C’est au XVIe siècle que s’est constitué l’humanisme européen. Son affirmation majeure (je songe à Montaigne) était que les hommes – divers par la race et la culture – sont des hommes égaux en dignité. Cette identité primordiale, qui a été proclamée par la Déclaration des Droits de l’Homme en 1789, a été trop souvent détournée : il y avait pour ainsi dire, des hommes plus égaux que les autres. Le devoir des autres était de leur ressembler et d’imiter leur civilisation. Les barbares résidaient au dehors, et il fallait les éduquer ou les soumettre. Par un terrible retour de l’Histoire, la barbarie, qui a disparu de nos frontières est revenue du dedans de ce continent qui se croyait civilisé ». Délinquants, « casseurs », « exclus » – les « classes dangereuses » comme on disait au XIXe siècle, mettent en péril les institutions et la vie quotidienne des sociétés occidentales, de telle sorte qu’elles vivent dans la méfiance et l’inquiétude, se refermant sur elles-mêmes au moment même où elles ont, plus que jamais, besoin de l’Autre, qui est leur obsession, leur poésie et leur aliment.
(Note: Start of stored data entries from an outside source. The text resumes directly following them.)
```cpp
__global__ __launch_bounds__(256, 1) void stem_wgrad_patch_kernel(const bf16* __restrict__ xp, const bf16* __restrict__ dy,
                                                                  uint32_t x_bytes, uint32_t dy_bytes, int nimg,
                                                                  float* __restrict__ ws) {
  extern __shared__ __attribute__((aligned(16))) char smem[];
  const int lane = threadIdx.x & 63, wave = __builtin_amdgcn_readfirstlane(threadIdx.x >> 6);
  const int ntiles = nimg * SWP_TPI;
  const int ta = (int)((int64_t)ntiles * blockIdx.x / gridDim.x), tb = (int)((int64_t)ntiles * (blockIdx.x + 1) / gridDim.x);
  const __amdgpu_buffer_rsrc_t rx = make_rsrc(xp, x_bytes), rdy = make_rsrc(dy, dy_bytes);
  uint32_t vdy[SWP_DYPIECE];
  int vpt[SWP_PPIECE], ppr[SWP_PPIECE];
#pragma unroll
  for (int i = 0; i < SWP_DYPIECE; ++i) {
    const int sl = (wave + 4 * i) * 64 + lane, row = sl >> 3;
    const int ch = (sl & 7) ^ whswz(row), k = row & 31, col = 8 * (row >> 5) + (k & 7);
    vdy[i] = col < 44 ? (uint32_t)(((k >> 3) * 44 + col) * 128 + ch * 16) : gemmg::OOB;
  }
#pragma unroll
  for (int i = 0; i < SWP_PPIECE; ++i) {
    const int sl = (wave + 4 * i) * 64 + lane, pr = sl / SWP_PC, pc = sl - pr * SWP_PC;
    const bool ok = sl < SWP_SLOTS && pc >= 3 && pc < 91;
    vpt[i] = ((pr - 3) * 88 + pc - 3) * 16;
    ppr[i] = ok ? pr - 3 : -1000;
  }
  auto issue = [&](int pc, int t, char* buf) {
    const int img = t / SWP_TPI, oy0 = (t - img * SWP_TPI) * SWP_TR;
    if (pc < SWP_DYPIECE) {
      gemmg::bglds16(rdy, vdy[pc], (uint32_t)(img * 1936 + oy0 * 44) * 128u, buf + (wave + 4 * pc) * 1024);
    } else {
      const int i = pc - SWP_DYPIECE, y = 2 * oy0 + ppr[i];
      const uint32_t vo = (uint32_t)y < 88u ? (uint32_t)(img * 123904 + oy0 * 2816 + vpt[i]) : gemmg::OOB;
      gemmg::bglds16(rx, vo, 0u, buf + SWP_DYB + (wave + 4 * i) * 1024);
    }
  };
  const int g = lane >> 4, qq = (lane & 15) >> 2, pp = lane & 3;
  const int pxa = 16 * (g >> 1) + 4 * (g & 1) + qq;
  const int sw = whswz(pxa);
  int dA[4];
#pragma unroll
  for (int i = 0; i < 4; ++i) dA[i] = pxa * 128 + (((2 * i + (pp >> 1)) ^ sw) << 4) + 8 * (pp & 1);
  const int pbase = SWP_DYB + (2 * (pxa >> 3) * SWP_PC + 2 * (pxa & 7)) * 16;
  int oB[SWP_JW];
#pragma unroll
  for (int j = 0; j < SWP_JW; ++j) oB[j] = pbase + swp_toff(2 * (wave + 4 * j) + (pp >> 1)) + 8 * (pp & 1);
  f32x4 acc[4][SWP_JW];
#pragma unroll
  for (int i = 0; i < 4; ++i)
#pragma unroll
    for (int j = 0; j < SWP_JW; ++j) acc[i][j] = f32x4{0.f, 0.f, 0.f, 0.f};
  constexpr int PD = SWP_NBUF - 1, PER = SWP_NP / SWP_KS;
#pragma unroll
  for (int d = 0; d < PD; ++d)
    if (ta + d < tb)
#pragma unroll
      for (int pc = 0; pc < SWP_NP; ++pc) issue(pc, ta + d, smem + d * SWP_BUF);
  struct Fr { bf16x8 a[4], b[SWP_JW]; };
  auto load = [&](Fr& f, const char* buf, int kb) {
#pragma unroll
    for (int i = 0; i < 4; ++i) f.a[i] = trpair(buf + dA[i] + kb * 4096, buf + dA[i] + kb * 4096 + 1024);
#pragma unroll
    for (int j = 0; j < SWP_JW; ++j) f.b[j] = trpair(buf + oB[j] + kb * 256, buf + oB[j] + kb * 256 + 2 * SWP_RB);
  };
  auto mma = [&](const Fr& f, int h) {
#pragma unroll
    for (int i = 2 * h; i < 2 * h + 2; ++i)
#pragma unroll
      for (int j = 0; j < SWP_JW; ++j) acc[i][j] = mfma16(f.a[i], f.b[j], acc[i][j]);
  };
  for (int t = ta; t < tb; ++t) {
    const char* buf = smem + ((t - ta) % SWP_NBUF) * SWP_BUF;
    char* nbuf = smem + ((t + PD - ta) % SWP_NBUF) * SWP_BUF;
    const bool more = t + PD < tb;
    if (t + 1 < tb) gemmg::wait_vmcnt<SWP_NP>();
    else gemmg::wait_vmcnt<0>();
    __builtin_amdgcn_s_barrier();
    asm volatile("" ::: "memory");
    Fr f0, f1;
    load(f0, buf, 0);
#pragma unroll
    for (int kb = 0; kb < SWP_KS; kb += 2) {
      mma(f0, 0);
      __builtin_amdgcn_sched_barrier(0);
      load(f1, buf, kb + 1);
      __builtin_amdgcn_sched_barrier(0);
      mma(f0, 1);
      if (more)
#pragma unroll
        for (int d = 0; d < PER; ++d) issue(kb * PER + d, t + PD, nbuf);
      mma(f1, 0);
      __builtin_amdgcn_sched_barrier(0);
      if (kb + 2 < SWP_KS) load(f0, buf, kb + 2);
      __builtin_amdgcn_sched_barrier(0);
      mma(f1, 1);
      if (more)
#pragma unroll
        for (int d = 0; d < PER; ++d) issue((kb + 1) * PER + d, t + PD, nbuf);
    }
  }
  float* o = ws + (int64_t)blockIdx.x * 64 * SWP_COLS;
#pragma unroll
  for (int j = 0; j < SWP_JW; ++j) {
    const int col = 16 * (wave + 4 * j) + (lane & 15);
    if (col < SWP_COLS)
#pragma unroll
      for (int i = 0; i < 4; ++i)
#pragma unroll
        for (int r = 0; r < 4; ++r) o[(16 * i + 4 * g + r) * SWP_COLS + col] = acc[i][j][r];
  }
}

}

int wpatch_launch(const avsr_conv_params* p, hipStream_t st) {
  if (p->cin == 64) return wpatch_launch_g<WPStage1>(p, st);
  if (p->cin == 128) return wpatch_launch_g<WPStage2>(p, st);
  if (p->cin == 256) return wpatch_launch_g<WPStage3>(p, st);
  return wpatch_launch_g<WPStage4>(p, st);
}

int stem_wpatch_launch(const avsr_conv_params* p, hipStream_t st) {
  static bool attr = false;
  if (!attr) {
    (void)hipFuncSetAttribute((const void*)stem_wgrad_patch_kernel, hipFuncAttributeMaxDynamicSharedMemorySize, SWP_LDS);
    attr = true;
  }
  const uint32_t xb = (uint32_t)((int64_t)p->nimg * 88 * 88 * 16), dyb = (uint32_t)((int64_t)p->nimg * 1936 * 128);
  hipLaunchKernelGGL(stem_wgrad_patch_kernel, dim3(SWP_BLOCKS), dim3(256), SWP_LDS, st, (const bf16*)p->x,
                     (const bf16*)p->dy, xb, dyb, p->nimg, p->ws);
  AVSR_CHECK_LAUNCH();
  return wgrad_reduce(p->ws, SWP_BLOCKS, 8, 64 * SWP_COLS, 1, p->dw, 0, st);
}
}
```

### avsr_amd/csrc/version.hip

```cpp
#include <atomic>

#include "common.h"

extern "C" const char* avsr_version(void) { return "avsr_hip 0.2.0 gfx950"; }

#ifndef AVSR_AB_ATTN_ENC_FUSED
#define AVSR_AB_ATTN_ENC_FUSED 1
#endif

namespace {
std::atomic<int64_t> g_opt[AVSR_OPT_COUNT] = {{0}, {1}, {0}, {1}, {1}, {1}, {1}, {1}, {1}, {1}, {AVSR_AB_ATTN_ENC_FUSED}};

bool opt_valid(int option, int64_t v) {
  switch (option) {
    case AVSR_OPT_GEMM_TILE: return v >= 0 && v <= AVSR_TILE_COUNT;
    case AVSR_OPT_ATTN_SQ_BWD: return v == 0;
    case AVSR_OPT_ATTN_SQ_FWD:
    case AVSR_OPT_WGRAD_DUAL:
    case AVSR_OPT_CONV_192:
    case AVSR_OPT_CONV_S2PHASE:
    case AVSR_OPT_CONV_PATCH:
    case AVSR_OPT_CONV_WPATCH:
    case AVSR_OPT_STEM_POOL_2X2:
    case AVSR_OPT_STEM_WPATCH:
    case AVSR_OPT_ATTN_ENC_FUSED: return v == 0 || v == 1;
    default: return false;
  }
}
}

int64_t avsr_opt(int option) { return g_opt[option].load(std::memory_order_relaxed); }

extern "C" int avsr_set_option(int option, int64_t value) {
  if (!opt_valid(option, value)) return AVSR_E_ARG;
  g_opt[option].store(value, std::memory_order_relaxed);
  return 0;
}

extern "C" int64_t avsr_get_option(int option) {
  if (option < 0 || option >= AVSR_OPT_COUNT) return -1;
  return avsr_opt(option);
}
```

### avsr_amd/engine.py

```python
import math
import os
import random

import numpy as np
import torch

from . import ops
from . import _lib as L
from .arena import Arena

GELU, RELU, NONE = L.ACT_GELU, L.ACT_RELU, L.ACT_NONE
_BN_FUSE = True
_DB_FUSE = True
_COLSUM_DEFER = True
_SIDE_BIAS = True
WGRAD_GROUP = False
SIDE_ORDER = "o,f2,f1,c,q"
ATTN_MASK = True
_CTC_SIDE = True
_STEM_DIRECT = True
_LN_EW_FUSE = True
SIDE_STREAM = True
EARLY_NORM = True
OPT_OVERLAP = True
# ... 544 lines not shown
                dz1, sums1 = da1, ops.bn_bwd_finalize(ws, tiles, cout, **g1)
            else:
                ops.conv_bwd_data(blk["g2"], dh2, self.w(p + "conv2.weight"), da1)
                dz1, sums1 = ops.bn_act_bwd_reduce(da1, blk["h1"], blk["st1"], prelu1, **g1)
            dh1 = self._e(M2, cout)
            ops.bn_bwd_apply(dz1, blk["h1"], blk["st1"], sums1, dh1)
            if self._live(p + "conv1.weight"):
                self._conv_wgrad(blk["g1"], blk["x"], dh1, self.g(p + "conv1.weight"))
            if fuse:
                if j > 0:
                    pb = blocks[j - 1]
                    pdown = pb["gd"] is not None
                    tgt = dict(h=pb["h2"], st=pb["st2"], prelu=self.arena.master(pb["p"] + "relu2.weight"),
                               res=pb["hd"] if pdown else pb["x"], st2=pb["std"] if pdown else None)
                else:
                    tgt = dict(h=ctx["hmax"], st=ctx["st0"], prelu=self.arena.master(R + "frontend3D.2.weight"))
            red = None
            if not down:
                dx = dz2
                if fuse:
                    red = ops.conv_bwd_data_bnr(blk["g1"], dh1, self.w(p + "conv1.weight"), dx, beta=1.0, **tgt)
                else:
                    ops.conv_bwd_data(blk["g1"], dh1, self.w(p + "conv1.weight"), dx, beta=1.0)
            else:
                dx = self._e(blk["x"].shape[0], cin)
                ops.conv_bwd_data(blk["g1"], dh1, self.w(p + "conv1.weight"), dx)
                if self._live(p + "downsample.0.weight"):
                    self._conv_wgrad(blk["gd"], blk["x"], dhd, self.g(p + "downsample.0.weight"))
                if fuse:
                    red = ops.conv_bwd_data_bnr(blk["gd"], dhd, self.w(p + "downsample.0.weight"), dx, beta=1.0, **tgt)
                else:
                    ops.conv_bwd_data(blk["gd"], dhd, self.w(p + "downsample.0.weight"), dx, beta=1.0)
            dout = dx
        dh0 = self._e(N * 44 * 44, 64)
        dzp, sums = ops.stem_pool_bwd_reduce(dout, ctx["hmax"], N, 44, 44, ctx["st0"],
                                             self.arena.master(R + "frontend3D.2.weight"),
                                             dprelu=self.g(R + "frontend3D.2.weight"),
                                             dgamma=self.g(R + "frontend3D.1.weight"),
                                             dbeta=self.g(R + "frontend3D.1.bias"), reduced=red)
        ops.stem_pool_bwd_apply(dzp, ctx["am"], ctx["h0"], N, 44, 44, ctx["st0"], sums, dh0)
        if self._live(R + "frontend3D.0.weight"):
            gp = self._z(64, 7, 7, 8, dtype=torch.float32)
            ops.conv_bwd_weight(ctx["gs"], ctx["xp"], dh0, gp)
            ops.stem_wgrad_unpack(gp, self.g(R + "frontend3D.0.weight"))

    def _ln(self, x, name, eps, save=None):
        y, mean, rstd = ops.layernorm_fwd(x, self.arena.master(name + ".weight"), self.arena.master(name + ".bias"), eps)
        return y, mean, rstd

    def _ln_bwd(self, dy, x, name, mean, rstd, dres=None, dx=None, ew=None):
        if ew is not None and _LN_EW_FUSE:
            g, p, seed, dbn = ew
            return ops.layernorm_bwd(dy, x, self.arena.master(name + ".weight"), mean, rstd, dx=dx, dres=dres,
                                     dgamma=self.g(name + ".weight"), dbeta=self.g(name + ".bias"), g=g, drop_p=p,
                                     seed=seed, db=self.g(dbn))
        out = ops.layernorm_bwd(dy, x, self.arena.master(name + ".weight"), mean, rstd, dx=dx, dres=dres,
                                dgamma=self.g(name + ".weight"), dbeta=self.g(name + ".bias"))
        if ew is not None:
            g, p, seed, dbn = ew
            ops.ew_bwd(out, out=g, drop_p=p, seed=seed, db=self.g(dbn))
        return out

    def encoder_fwd(self, audios, videos, bt, train, save, seeds, modality=None, plan=None):
        cfg = self.cfg
        B, T = bt["B"], bt["T"]
        M, D = B * T, self.D
        EN = "encoder."
        cut = 0 if plan is None else plan.cut
        ctx = {"B": B, "T": T, "modality": modality, "plan": plan}
        draws = [float(torch.rand([])) for _ in range(self.nl)]
        kept = [i for i in range(self.nl) if not (train and draws[i] < self.layerdrop)]
        p_att = cfg.attention_dropout if train else 0.0
        amask = self._attn_masks(B, T, p_att, {i: seeds.peek(3 + 4 * j) for j, i in enumerate(kept)})
        add = self.fuse_add
        fcat = self._e(M, D if add else 2 * D)
        fa = self._e(M, D) if add else fcat[:, :D]
# ... 595 lines not shown
```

Mais, c’est plus profond qu’il faut aller chercher le défi porté à l’humanisme : ce ne sont plus seulement les interprétations de la réalité qui sont contestées, c’est la réalité elle-même. Si rien n’existe, à quoi bon chercher un sens ? Des sociologues en viennent à dire que le réel ne se distingue plus du simulacre, que tout est devenu spectacle et que l’image télévisée remplace l’événement… Ainsi, ce n’est pas seulement l’Histoire, ce n’est pas seulement la Raison qui sont éliminées, c’est le réel sur lequel elles prennent appui. Dès lors, « le monde réel devient fable » (Nietzsche) Ce nihilisme n’a pas d’autre issue que la folie. L’Histoire ne prend sens que dans la mesure où les hommes la font et ce sens ne peut lui être donné par ce qui constitue l’axe de notre civilisation : offrir au plus grand nombre les moyens de mener une vie bonne et heureuse, une vie responsable.
Le nouvel humanisme sera mondial ou il ne sera pas. L’extension des échanges commerciaux, l’interconnexion des réseaux de communication, ont fait naître un monde apparemment unifié. Et les menaces communes nous obligent aussi à nous rassembler. Les épidémies, la pollution, les tremblements de terre, ne connaissent pas les frontières. Et pourtant, les continents et les nations se divisent et l’hostilité reparaît partout. Alors que certains pays progressent économiquement à un rythme accéléré, d’autres reculent et un abîme se creuse qui, s’il n’est pas comblé par nos efforts conjugués, le sera par des millions de cadavres. Les horloges du monde ne sonnent plus la même heure, et il arrive même que leurs aiguilles tournent à l’envers. On remonte les siècles, on se cherche des origines mythiques, et quoi de plus trompeur que l’origine ? Le Moyen Age était grand, mais lorsqu’on met l’Histoire en marche arrière, elle ressemble à un autocar aveugle qui, en reculant, précipite les passagers dans le ravin.